Several years earlier, Anderson had proposed modeling a magnetic impurity as a
single quantum state for an electron bound to a local site. According to the
Pauli exclusion principle, the site can be occupied by up to two electrons
(with opposite spins) but repulsion could make it energetically favorable for
only a single electron to reside there. Then that electron's spin would be free
to point in any direction. In 1966, Kondo's phenomenological model was shown to
emerge from Anderson's more microscopic one: tunneling of electrons on and off
the local site makes delocalized electrons want to make their spin opposite that
of the local electron. At low temperature, a single delocalized electron pairs
with the local electron to form a state of total spin zero: a singlet. The
basic physics behind this is the same that drives the two electrons in a
H2 molecule to take on opposite spins.
Kondo Effect and Single Electron Transitors
With nanotechnology, experimental physicists can design and fabricate single
artificial magnetic impurities, such as semiconductor quantum dots, molecules, and
nanotubes. In each of these systems, conducting leads attached to the artificial
impurity play the same role as the host metal of a traditional magnetic
impurity.

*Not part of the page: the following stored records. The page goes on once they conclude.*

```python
def _simple_upfirdn_2d(x, k, up=1, down=1, pad0=0, pad1=0, data_format='NCHW', impl='hip'):
    assert data_format in ['NCHW', 'NHWC']
    assert x.dim() == 4
    y = x
    if data_format == 'NCHW':
        y = hip_ops.nhwc(y).permute(0, 2, 3, 1)
    y = upfirdn_2d(y, k, upx=up, upy=up, downx=down, downy=down, padx0=pad0, padx1=pad1, pady0=pad0, pady1=pad1, impl=impl)
    if data_format == 'NCHW':
        y = y.permute(0, 3, 1, 2)
    return y
```

inclusivegan_amd/hip_ops.py:

```python
import ctypes
import os
from collections import namedtuple

import numpy as np
import torch

from . import _abi

CL = torch.channels_last


def _stream():
    return ctypes.c_void_p(torch.cuda.current_stream().cuda_stream)


def _ptr(t):
    return ctypes.c_void_p(t.data_ptr()) if t is not None else ctypes.c_void_p(0)


def _require_cuda_f32(*ts):
    for t in ts:
        if t is None:
            continue
        if not t.is_cuda:
            raise RuntimeError('inclusivegan_amd kernels need tensors on a ROCm device (got %s); there is no CPU path' % t.device)
        if t.dtype != torch.float32:
            raise TypeError('inclusivegan_amd kernels are fp32 (got %s)' % t.dtype)


def _require_cuda_io(*ts):
    kinds = {t.dtype for t in ts if t is not None}
    for t in ts:
        if t is not None and not t.is_cuda:
            raise RuntimeError('inclusivegan_amd kernels need tensors on a ROCm device (got %s); there is no CPU path' % t.device)
    if len(kinds) != 1 or next(iter(kinds)) not in (torch.float32, torch.float16):
        raise TypeError('upfirdn_2d / fused_bias_act take float32 or float16 tensors of one type (got %s)' % sorted(str(k) for k in kinds))
    return next(iter(kinds)) == torch.float16


def _is_meta(t):
    return t.device.type == 'meta'


def _needed(ctx, i):
    if not ctx.needs_input_grad[i]:
        return False
    try:
        mask = getattr(ctx, 'input_is_tensor', None)
        j = i if mask is None else sum(1 for m in mask[:i] if m)
        node = ctx.next_functions[j][0]
        return node is not None and torch._C._will_engine_execute_node(node)
    except Exception:
        return True


def _mark_inputs(ctx, *inputs):
    ctx.input_is_tensor = [isinstance(t, torch.Tensor) for t in inputs]


def nhwc(x):
    return x.contiguous(memory_format=CL)


def empty_nchw(n, c, h, w, like):
    return torch.empty((n, c, h, w), device=like.device, dtype=torch.float32, memory_format=CL)



def upfirdn2d_raw(x, k, upx, upy, downx, downy, padx0, padx1, pady0, pady1, epilogue=None):
    k = np.ascontiguousarray(k, dtype=np.float32)
    if k.ndim != 2:
        raise ValueError('kernel must have rank 2')
    if x.dim() != 4:
        raise ValueError('input must have rank 4')
    major, in_h, in_w, minor = x.shape
    kh, kw = k.shape
    out_w = (in_w * upx + padx0 + padx1 - kw + downx) // downx
    out_h = (in_h * upy + pady0 + pady1 - kh + downy) // downy
    if out_w < 1 or out_h < 1:
        raise ValueError('output must be at least 1x1')
    if _is_meta(x):
        return torch.empty((major, out_h, out_w, minor), device='meta')
    lib = _abi.get_plugin()
    half = _require_cuda_io(x)
    if half and epilogue is not None:
        raise TypeError('upfirdn2d: the fused layer epilogue is a float32 path')
    x = x.contiguous()
    y = torch.empty((major, out_h, out_w, minor), device=x.device, dtype=x.dtype)
    p = _abi.UpFirDn2DParams(
        x=x.data_ptr(), k=k.ctypes.data, y=y.data_ptr(),
        upx=upx, upy=upy, downx=downx, downy=downy,
        padx0=padx0, padx1=padx1, pady0=pady0, pady1=pady1,
        majorDim=major, inH=in_h, inW=in_w, minorDim=minor,
        kernelH=kh, kernelW=kw, outH=out_h, outW=out_w)
    if epilogue is not None:
        noise, strength, bias, act_idx, alpha, gain = epilogue
        _require_cuda_f32(noise, strength, bias)
        if noise is not None:
            noise = noise.contiguous()
            if noise.numel() not in (out_h * out_w, major * out_h * out_w):
                raise ValueError('upfirdn2d epilogue: noise must hold [majorDim or 1, outH, outW] values')
        bcast = 1 if (noise is not None and noise.numel() == out_h * out_w and major > 1) else 0
        _abi.check(lib.igan_upfirdn2d_ban(_stream(), ctypes.byref(p), _ptr(noise), _ptr(strength if noise is not None else None), bcast,
                                          _ptr(bias.contiguous() if bias is not None else None), int(act_idx), float(alpha), float(gain)))
        return y
    _abi.check((lib.igan_upfirdn2d_f16 if half else lib.igan_upfirdn2d)(_stream(), ctypes.byref(p)))
    return y


def fir_ban_fusable(x, k, act_idx):
    k = np.asarray(k)
    return (_FIR_BAN and _second_order_depth == 0 and not _is_meta(x) and x.is_cuda and x.dim() == 4 and x.shape[1] % 4 == 0
            and act_idx in (1, 2, 3) and k.ndim == 2 and k.shape[0] <= 4 and k.shape[1] <= 4)


_FIR_BAN = os.environ.get('IGAN_FIR_BAN', '1') != '0'


class FirBanFn(torch.autograd.Function):

    @staticmethod
    def forward(ctx, x, k, pad0, pad1, b, noise, strength, act_idx, alpha, gain):
        _mark_inputs(ctx, x, k, pad0, pad1, b, noise, strength, act_idx, alpha, gain)
        k = np.asarray(k, dtype=np.float32)
        xh = nhwc(x).permute(0, 2, 3, 1)
        y = upfirdn2d_raw(xh, k, 1, 1, 1, 1, pad0, pad1, pad0, pad1, epilogue=(noise, strength, b, act_idx, alpha, gain))
        in_h, in_w = xh.shape[1], xh.shape[2]
        out_h, out_w = y.shape[1], y.shape[2]
        kh, kw = k.shape
        ctx.gargs = (np.ascontiguousarray(k[::-1, ::-1]), 1, 1, 1, 1, kw - pad0 - 1, in_w - out_w + pad0, kh - pad0 - 1, in_h - out_h + pad0)
        y = y.permute(0, 3, 1, 2)
        ctx.save_for_backward(y, noise)
        ctx.cfg = (act_idx, alpha, gain)
        ctx.has_b = b is not None
        return y

    @staticmethod
    def backward(ctx, dy):
        if torch.is_grad_enabled():
            raise NotImplementedError('fused FIR + epilogue: second-order gradients go through UpFirDn2dFn + BiasActNoiseFn (hip_ops.second_order())')
        y, noise = ctx.saved_tensors
        act_idx, alpha, gain = ctx.cfg
        need_b = ctx.has_b and _needed(ctx, 4)
        need_s = noise is not None and _needed(ctx, 6)
        nz = noise.expand(_noise_view(y)).contiguous() if noise is not None else None
        dxp, db, ds = bias_act_noise_bwd_raw(dy, y, nz, act_idx, alpha, gain, need_b)
        dx = None
        if _needed(ctx, 0):
            dx = upfirdn2d_raw(nhwc(dxp).permute(0, 2, 3, 1), *ctx.gargs).permute(0, 3, 1, 2)
        return dx, None, None, None, (db if need_b else None), None, (ds if need_s else None), None, None, None


class UpFirDn2dFn(torch.autograd.Function):

    @staticmethod
    def forward(ctx, x, k, upx, upy, downx, downy, padx0, padx1, pady0, pady1):
        k = np.asarray(k, dtype=np.float32)
        in_h, in_w = x.shape[1], x.shape[2]
        y = upfirdn2d_raw(x, k, upx, upy, downx, downy, padx0, padx1, pady0, pady1)
        out_h, out_w = y.shape[1], y.shape[2]
        kh, kw = k.shape
        gpadx0 = kw - padx0 - 1
        gpady0 = kh - pady0 - 1
        gpadx1 = in_w * upx - out_w * downx + padx0 - upx + 1
        gpady1 = in_h * upy - out_h * downy + pady0 - upy + 1
        ctx.gargs = (np.ascontiguousarray(k[::-1, ::-1]), downx, downy, upx, upy, gpadx0, gpadx1, gpady0, gpady1)
        return y

    @staticmethod
    def backward(ctx, dy):
        dx = UpFirDn2dFn.apply(dy, *ctx.gargs)
        return (dx,) + (None,) * 9



def _bias_layout(x, axis):
    if x.dim() == 4 and axis == 1 and x.is_contiguous(memory_format=CL):
        return x, x.shape[1], 1
    xc = x.contiguous()
    step = 1
    for d in xc.shape[axis + 1:]:
        step *= int(d)
    return xc, int(xc.shape[axis]), step
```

Electron flow from one lead to the other through the magnetic
impurity serves as a powerful probe of the local electronic states.
We choose to use a AlGaAs/GaAs heterostructure which contains a high mobility
two dimensional electron gas (2DEG) about 100nm below the surface to form the
artificial magnetic impurity. Using both electron beam and optical
lithography, metal gates are patterned on the insulating surface of the
heterostructure (annealed ohmic contacts to the 2DEG are fabricated in an earlier
lithography step). When negative voltages are applied to the gates, the electrons
in the 2DEG below are repelled, creating a shadow of the gates in the conducting
2DEG. In this way we can form narrow constrictions (quantum point contacts) or
separate islands of electrons (quantum dots), such as in the figure below.
In particular, we place an artificial atom
near a reservoir of mobile conduction electrons---an artificial metal---so that electrons can tunnel
back and forth between the "impurity atom" and the "metal". Since electrons could be added to
the system one at a time, the impurity could be converted from even
occupancy (paired electrons and thus non-magnetic) to odd occupancy
(unpaired electron and thus magnetic). This system [1, 2, 3] has been used to study the Kondo
effect in an idealized single, highly tunable "impurity", testing theoretical work on both
artificial atoms and bulk Kondo systems, as shown below.
Motivation for Two-Channel Kondo Effect
Two-channel Kondo physics has also been used to explain specific heat
anomalies in certain heavy fermion materials [4, 5, 6]: the unusual two-channel
Kondo ground state has residual entropy even at zero temperature. Recently the
two-channel Kondo system has attracted new interest because of proposals (including our own)
to implement it in a modified single electron transistor [7, 8]. In the next section, we
describe our experimental effort to create a single two-channel Kondo system, whose study
may both advance many-body theory and help explain behavior of other candidate realizations
of two-channel Kondo.
Semiconductor nanostructures should provide a clean experimental system for exploring
the properties of the two-channel Kondo (2CK) Hamiltonian, whose unusual non-Fermi
liquid fixed point has attracted substantial theoretical interest. While there have
been no conclusive experimental observations of 2CK, it has been used to explain phenomena
ranging from zero-bias conductance anomalies in metal constrictions [9, 10] to anomalous
specific heat of heavy fermion metals [11,12, 13].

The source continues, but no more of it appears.